Йоля сползла как можно ниже на сиденье и, осторожно выглядывая над дверцей, рассматривала невиданный доселе простор. Раньше-то, в городе, пространство вокруг нее всегда было ограничено стенами. Куда ни повернись, взгляд непременно утыкался в бетон или кирпич, а здесь – ого-го! Поля с зеленеющими побегами карликовой кукурузы ее тоже удивили – девчонка даже не думала, что такое бывает на свете. Ближнее поле было поделено на участки прямыми, как ружейный ствол, проездами. По одному сейчас катил странный самоход – бочонок на колесах. Когда сендер подъехал ближе, Йоля заметила, что из круглых бортов, из-под самого днища, бьют блестящие струйки воды. Взлетают вверх, загибаются дугой, а ветер подхватывает капли и развеивает по полю. Ветер тоже был ей в диковину. В городских подземельях всегда ощущалось дуновение, но совсем не такое, как здесь. В Харькове воздух теплый, горьковатый, влажный, просеянный через засорившиеся фильтры, которые меняют слишком редко. А здесь – сухой горячий дух Пустоши. Еще она увидела радугу, встающую над зелеными полями; там в солнечных лучах блестели крошечные капли, разносимые ветром. Все казалось чудесным, неправильным и слегка страшным.

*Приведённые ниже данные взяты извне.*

__device__ __forceinline__ double edgeDotOf( const double* __restrict__ normals, uint32_t u, uint32_t v ) {
  const double* a = normals + 3 * size_t( u );
  const double* b = normals + 3 * size_t( v );
  return a[0] * b[0] + a[1] * b[1] + a[2] * b[2];
}

struct GroupWalk {
  uint32_t g, end, step;
  __device__ __forceinline__ GroupWalk( uint32_t groups, bool chunked ) {
    if ( !chunked ) {
      g = blockIdx.x, end = groups, step = gridDim.x;
      return;
    }
    const XcdPlace at = xcdPlace();
    g    = uint32_t( ( uint64_t( groups ) * at.xcd ) >> 3 ) + at.slot;
    end  = uint32_t( ( uint64_t( groups ) * ( at.xcd + 1u ) ) >> 3 );
    step = at.perXcd;
  }
};

template <int K>
__global__ __launch_bounds__( 256 ) void initWordsKernel( const uint32_t* __restrict__ knn, const double* __restrict__ normals,
                                                           const uint16_t* __restrict__ mutual, const uint32_t* __restrict__ perm,
                                                           bool chunked, double tau, uint32_t n, uint16_t* __restrict__ mask,
                                                           uint16_t* __restrict__ strongAll, uint16_t* __restrict__ negAll,
                                                           uint32_t* __restrict__ word, uint32_t* __restrict__ count ) {
  static_assert( K == 16, "16 lanes per point" );
  const int j = threadIdx.x & 15, lane = threadIdx.x & 63;
  if ( blockIdx.x == 0 && threadIdx.x == 0 ) count[n] = 0;
  for ( GroupWalk w( ( n + 15 ) / 16, chunked ); w.g < w.end; w.g += w.step ) {
  const uint32_t at = w.g * 16 + ( threadIdx.x >> 4 );
  if ( at >= n ) continue;
  const uint32_t i  = perm ? perm[at] : at;
  const uint32_t vj = knn[size_t( i ) * K + j];
  const double   dj = edgeDotOf( normals, i, vj );
  const bool     strong = fabs( dj ) >= tau && dj != 0.0;
  const bool     cand   = ( ( mutual[i] >> j ) & 1u ) && strong;
  {
    const uint32_t bits = ballot16( cand, lane ), sb = ballot16( strong, lane ), nb = ballot16( dj < 0.0, lane );
    if ( j == 0 ) mask[i] = uint16_t( bits ), strongAll[i] = uint16_t( sb ), negAll[i] = uint16_t( nb );
  }
  const uint32_t v    = cand ? vj : i;
  uint32_t       prio = cand ? ufPriority( v ) : 0xFFFFFFFFu;
  uint32_t       best = v, parity = cand && dj < 0.0 ? 1u : 0u;
  uint32_t       slot = uint32_t( j );
#pragma unroll
  for ( int off = 8; off > 0; off >>= 1 ) {
    const uint32_t op = __shfl_xor( prio, off, 64 ), ob = __shfl_xor( best, off, 64 ), oq = __shfl_xor( parity, off, 64 ),
                   os = __shfl_xor( slot, off, 64 );
    if ( op < prio || ( op == prio && os < slot ) ) prio = op, best = ob, parity = oq, slot = os;
  }
  if ( j == 0 ) {
    count[i] = 0;
    if ( prio >= ufPriority( i ) ) best = i;
    word[i] = Uf::link( best, best == i ? 0u : parity );
  }
  }
}

template <int K>
__global__ __launch_bounds__( 256 ) void parityUnionKernel( const uint32_t* __restrict__ knn, const uint16_t* __restrict__ negAll,
                                                             const uint16_t* __restrict__ mask, const uint32_t* __restrict__ perm,
                                                             bool chunked, uint32_t n, uint32_t* __restrict__ word, int precheck,
                                                             bool agent ) {
  const uint32_t u = pointOfLane( perm, chunked, n );
  if ( u >= n ) return;
  uint32_t       m = mask[u];
  const uint32_t neg = negAll[u];
  while ( m ) {
    const int j = __ffs( int( m ) ) - 1;
    m &= m - 1;
    const uint32_t v = knn[size_t( u ) * K + j];
    if ( v > u ) continue;
    if ( precheck && Uf::sameSetStale( word, u, v, agent ) ) continue;
    Uf::unite( word, u, v, ( neg >> j ) & 1u, agent );
  }
}

template <int K>
__global__ __launch_bounds__( 256 ) void parityCheckKernel( const uint32_t* __restrict__ knn, const uint16_t* __restrict__ mask,
                                                             uint32_t n, uint32_t* word, uint32_t* __restrict__ bad ) {
  const uint32_t u = blockIdx.x * blockDim.x + threadIdx.x;
  if ( u >= n ) return;
  const uint32_t ru = Uf::rootCoherent( word, u, n );
  if ( ru == kUfBroken ) {
    atomicAdd( &bad[0], 1u );
    return;
  }
  uint32_t m = mask[u];
  while ( m ) {
    const int j = __ffs( int( m ) ) - 1;
    m &= m - 1;
    const uint32_t v = knn[size_t( u ) * K + j];
    if ( v > u ) continue;
    if ( Uf::rootCoherent( word, v, n ) != ru ) atomicAdd( &bad[1], 1u );
  }
}

__global__ __launch_bounds__( 256 ) void flattenKernel( uint32_t n, const uint32_t* __restrict__ perm, bool chunked,
                                                         uint32_t* __restrict__ word, uint32_t* __restrict__ root,
                                                         uint8_t* __restrict__ parity, uint32_t* __restrict__ minIdx, bool agent ) {
  const uint32_t u = pointOfLane( perm, chunked, n );
  if ( u >= n ) return;
  const UfRoot   found = Uf::find( word, u, agent );
  const uint32_t r     = found.root;
  root[u]              = r;
  parity[u]            = uint8_t( found.parity );
  if ( minIdx && u < loadStaleOk( &minIdx[r] ) ) atomicMin( &minIdx[r], u );
}

struct PairTable {
  unsigned long long *key, *bestW;
  uint32_t*           strongFirst;
  uint32_t            mask;
};
constexpr int kPairProbes = 128;

__device__ __forceinline__ uint32_t pairHash( uint32_t c, uint32_t c2 ) {
  unsigned long long h = ( (unsigned long long)c << 32 | c2 ) * 0x9E3779B97F4A7C15ull;
  return uint32_t( h >> 29 );
}
__device__ __forceinline__ uint32_t pairSlot( const PairTable& t, uint32_t c, uint32_t c2, bool insert ) {
  const unsigned long long key = ( (unsigned long long)( c + 1u ) << 32 ) | c2;
  uint32_t                 s   = pairHash( c, c2 ) & t.mask;
  for ( int probe = 0; probe < kPairProbes; ++probe ) {
    unsigned long long k = __hip_atomic_load( &t.key[s], __ATOMIC_RELAXED, __HIP_MEMORY_SCOPE_AGENT );
    if ( k == 0 && insert ) {
      const unsigned long long prev = atomicCAS( &t.key[s], 0ull, key );
      k                             = prev == 0 ? key : prev;
    }
    if ( k == key ) return s;
    if ( k == 0 ) return 0xFFFFFFFFu;
    s = ( s + 1 ) & t.mask;
  }
  return 0xFFFFFFFFu;
}

__global__ __launch_bounds__( 256 ) void clusterFlagKernel( const uint32_t* __restrict__ root, const uint32_t* __restrict__ minIdx, uint32_t n,
                                                             uint32_t* __restrict__ flag ) {
  const uint32_t u = blockIdx.x * blockDim.x + threadIdx.x;
  if ( u < n ) flag[u] = minIdx[root[u]] == u ? 1u : 0u;
}
template <int K>
__global__ __launch_bounds__( 256 ) void pairInsertKernel( const uint32_t* __restrict__ knn, const double* __restrict__ normals,
                                                            const uint16_t* __restrict__ strongAll, const uint16_t* __restrict__ negAll,
                                                            const uint32_t* __restrict__ perm, bool chunked, const uint32_t* __restrict__ root,
                                                            const uint32_t* __restrict__ minIdx, const uint32_t* __restrict__ rank,
                                                            const uint8_t* __restrict__ parity, uint32_t n, PairTable t,
                                                            uint32_t* __restrict__ cid, uint16_t* __restrict__ crossMask,
                                                            uint32_t* __restrict__ flags  ) {
  static_assert( K == 16, "16 lanes per point" );
  const int j = threadIdx.x & 15, lane = threadIdx.x & 63;
  for ( GroupWalk w( ( n + 15 ) / 16, chunked ); w.g < w.end; w.g += w.step ) {
  const uint32_t at = w.g * 16 + ( threadIdx.x >> 4 );
  const bool     in = at < n;
  const uint32_t u  = in ? ( perm ? perm[at] : at ) : 0u;
  bool           isCross = false, wrong = false, full = false;
  if ( in ) {
    const uint32_t cu = rank[minIdx[root[u]]], v = knn[size_t( u ) * K + j], cv = rank[minIdx[root[v]]];
    const bool     strong = ( strongAll[u] >> j ) & 1u;
    const uint32_t neg    = ( negAll[u] >> j ) & 1u;
    if ( j == 0 ) cid[u] = cu;
    isCross = cv != cu;
    if ( !isCross && strong ) wrong = ( uint32_t( parity[u] ) ^ parity[v] ) != neg;
    if ( isCross ) {
      const uint32_t s = pairSlot( t, cu, cv, true );
      if ( s == 0xFFFFFFFFu )
        full = true;
      else if ( !strong ) {
        const unsigned long long wgt = (unsigned long long)__double_as_longlong( fabs( edgeDotOf( normals, u, v ) ) );
        if ( wgt > __hip_atomic_load( &t.bestW[s], __ATOMIC_RELAXED, __HIP_MEMORY_SCOPE_AGENT ) ) atomicMax( &t.bestW[s], wgt );
      } else {
        uint32_t* first = &t.strongFirst[2 * size_t( s ) + ( neg ^ ( uint32_t( parity[u] ) ^ parity[v] ) )];
        const uint32_t id = u * 16u + uint32_t( j );
        if ( id < __hip_atomic_load( first, __ATOMIC_RELAXED, __HIP_MEMORY_SCOPE_AGENT ) ) atomicMin( first, id );
      }
    }
  }
  const uint32_t cross = ballot16( isCross, lane );
  if ( __ballot( wrong ) && lane == 0 ) flags[0] = 1u;
  if ( __ballot( full ) && lane == 0 ) flags[2] = 1u;
  if ( in && j == 0 ) crossMask[u] = uint16_t( cross );
  }
}
constexpr uint32_t kFoldSlots = 512, kFoldEmpty = 0xFFFFFFFFu;
__device__ __forceinline__ uint32_t foldAdd( uint32_t* key, uint32_t* val, uint32_t cu, uint32_t add, uint32_t& old ) {
  uint32_t slot = ( cu * 2654435761u ) >> 23;
  for ( ;; ) {
    const uint32_t k = atomicCAS( &key[slot], kFoldEmpty, cu );
    if ( k == kFoldEmpty || k == cu ) break;
    slot = ( slot + 1u ) & ( kFoldSlots - 1u );
  }
  old = atomicAdd( &val[slot], add );
  return slot;
}

template <int K>
__global__ __launch_bounds__( 256 ) void pairSelectKernel( const uint32_t* __restrict__ knn, const double* __restrict__ normals,
                                                            const uint16_t* __restrict__ strongAll, const uint16_t* __restrict__ negAll,
                                                            const uint32_t* __restrict__ perm, const uint16_t* __restrict__ crossMask,
                                                            const uint32_t* __restrict__ cid, const uint8_t* __restrict__ parity,
                                                            uint32_t n, PairTable t, int dedupe, uint16_t* __restrict__ keepMask,
                                                            uint32_t* __restrict__ count ) {
  static_assert( K == 16, "16 lanes per point" );
  __shared__ uint32_t fKey[kFoldSlots], fVal[kFoldSlots];
  const int j = threadIdx.x & 15, lane = threadIdx.x & 63, p = lane >> 4;
  for ( uint32_t s = threadIdx.x; s < kFoldSlots; s += blockDim.x ) fKey[s] = kFoldEmpty, fVal[s] = 0;
  __syncthreads();
  for ( uint32_t wgBase = blockIdx.x * 256u; wgBase < n; wgBase += gridDim.x * 256u ) {
  const uint32_t mineAt = wgBase + threadIdx.x;
  const uint32_t mineU  = mineAt < n ? ( perm ? perm[mineAt] : mineAt ) : 0u;
  const uint32_t mineCm = mineAt < n ? crossMask[mineU] : 0u;
  if ( mineAt < n && !mineCm ) keepMask[mineU] = 0;
  unsigned long long todo = __ballot( mineCm != 0u );
  while ( todo ) {
    const int k = ( __ffsll( (long long)todo ) - 1 ) >> 2;
    todo &= ~( 0xFull << ( 4 * k ) );
    const uint32_t u  = __shfl( mineU, 4 * k + p, 64 );
    const uint32_t cm = __shfl( mineCm, 4 * k + p, 64 );
    const bool     in = cm != 0u;
    bool           keep = false;
    uint32_t       cu = 0xFFFFFFFFu;
    if ( in ) {
      cu   = cid[u];
      keep = ( cm >> j ) & 1u;
      if ( keep && dedupe ) {
        const uint32_t v = knn[size_t( u ) * K + j];
        const uint32_t sl = pairSlot( t, cu, cid[v], false );
        if ( sl == 0xFFFFFFFFu ) {
          keep = true;
        } else if ( ( strongAll[u] >> j ) & 1u ) {
          keep = t.strongFirst[2 * size_t( sl ) + ( ( ( negAll[u] >> j ) & 1u ) ^ ( uint32_t( parity[u] ) ^ parity[v] ) )] == u * 16u + uint32_t( j );
        } else {
          keep = (unsigned long long)__double_as_longlong( fabs( edgeDotOf( normals, u, v ) ) ) == t.bestW[sl];
        }
      }
    }
    const uint32_t kept = ballot16( keep, lane );
    if ( in && j == 0 ) {
      keepMask[u] = uint16_t( kept );
      uint32_t old;
      if ( kept ) (void)foldAdd( fKey, fVal, cu, uint32_t( __popc( kept ) ), old );
    }
  }
  __syncthreads();
  for ( uint32_t s = threadIdx.x; s < kFoldSlots; s += blockDim.x ) {
    const uint32_t c = fKey[s], v = fVal[s];
    if ( c != kFoldEmpty ) {
      if ( v ) atomicAdd( &count[c], v );
      fKey[s] = kFoldEmpty, fVal[s] = 0;
    }
  }
  __syncthreads();
  }
}

template <int K>
__global__ __launch_bounds__( 256 ) void scatterCompactKernel( const uint32_t* __restrict__ knn, const double* __restrict__ normals,
                                                                const uint32_t* __restrict__ perm,
                                                                const uint32_t* __restrict__ cid, const uint8_t* __restrict__ parity,
                                                                const uint32_t* __restrict__ off, const uint16_t* __restrict__ keepMask,
                                                                const uint32_t* __restrict__ root, const uint32_t* __restrict__ minIdx,
                                                                uint32_t n, const uint32_t* __restrict__ clustersPtr, uint32_t edgeCap,
                                                                uint32_t recCap, uint32_t* __restrict__ cursor,
                                                                OrientCompactEdge* __restrict__ edges, OrientClusterRec* __restrict__ rec ) {
  static_assert( K == 16, "16 lanes per point" );
  __shared__ uint32_t fKey[kFoldSlots], fVal[kFoldSlots];
  const int      j = threadIdx.x & 15, lane = threadIdx.x & 63, p = lane >> 4;
  const uint32_t clusters = *clustersPtr;
  for ( uint32_t s = threadIdx.x; s < kFoldSlots; s += blockDim.x ) fKey[s] = kFoldEmpty, fVal[s] = 0;
  __syncthreads();
  for ( uint32_t wgBase = blockIdx.x * 256u; wgBase < n; wgBase += gridDim.x * 256u ) {
  const uint32_t mineAt = wgBase + threadIdx.x;
  const uint32_t mineU  = mineAt < n ? ( perm ? perm[mineAt] : mineAt ) : 0u;
  const uint32_t mineM  = mineAt < n ? keepMask[mineU] : 0u;
  uint32_t       slot = 0, within = 0;
  if ( mineAt < n ) {
    const uint32_t c = ( mineM || minIdx[root[mineU]] == mineU ) ? cid[mineU] : 0u;
    if ( minIdx[root[mineU]] == mineU && c < recCap ) rec[c] = OrientClusterRec{off[c], mineU, parity[mineU]};
    if ( mineU == n - 1 && clusters < recCap ) rec[clusters] = OrientClusterRec{off[clusters], 0u, 0u};
    if ( mineM ) slot = foldAdd( fKey, fVal, c, uint32_t( __popc( mineM ) ), within );
  }
  __syncthreads();
  for ( uint32_t s = threadIdx.x; s < kFoldSlots; s += blockDim.x ) {
    const uint32_t c = fKey[s];
    if ( c != kFoldEmpty ) fVal[s] = off[c] + atomicAdd( &cursor[c], fVal[s] );
  }
  __syncthreads();
  const uint32_t minePos = mineM ? fVal[slot] + within : 0u;
  unsigned long long todo = __ballot( mineM != 0u );
  while ( todo ) {
    const int k = ( __ffsll( (long long)todo ) - 1 ) >> 2;
    todo &= ~( 0xFull << ( 4 * k ) );
    const uint32_t u    = __shfl( mineU, 4 * k + p, 64 );
    const uint32_t m    = __shfl( mineM, 4 * k + p, 64 );
    const uint32_t pos0 = __shfl( minePos, 4 * k + p, 64 );
    if ( ( m >> j ) & 1u ) {
      const uint32_t v = knn[size_t( u ) * K + j];
      const double   d = edgeDotOf( normals, u, v );
      const uint32_t pos = pos0 + __popc( m & ( ( 1u << j ) - 1u ) );
      if ( pos < edgeCap ) edges[pos] = OrientCompactEdge{u, v, cid[v], uint32_t( parity[v] ), ( ( parity[u] ^ parity[v] ) & 1 ) ? -d : d};
    }
  }
  __syncthreads();
  for ( uint32_t s = threadIdx.x; s < kFoldSlots; s += blockDim.x ) fKey[s] = kFoldEmpty, fVal[s] = 0;
  __syncthreads();
  }
}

Водитель самохода-бочонка остановился и выглянул из кабины; в руке его ярко блестел ствол порохового самострела. Усмотрев в сендере Мажугу, он махнул рукой и заглушил двигатель. Сендер затормозил у края поля, Мажуга вылез на обочину.
Водитель бочонка, загорелый бородатый мужик в широкополой шляпе, небрежно помахивая оружием, шел к нему:
– Здорово, хозяин! Тусклого солнца!
– И тебе, Макар, тусклого солнца!
– Я думал, ты из города нескоро возвернешься. Э, да ты везешь с собой кого?
Мажуга оглянулся на свой сендер – Йолины глаза блестели в тени, она внимательно прислушивалась к разговору.
– Это по делу, Макар, – сказал он. – Как у нас?
– Порядок, как обычно, хозяин. С утра кто-то пожаловал, да я не разглядел, кто именно, уже в поле отправлялся. Прикатил на сендере. Думаю, от Асташки.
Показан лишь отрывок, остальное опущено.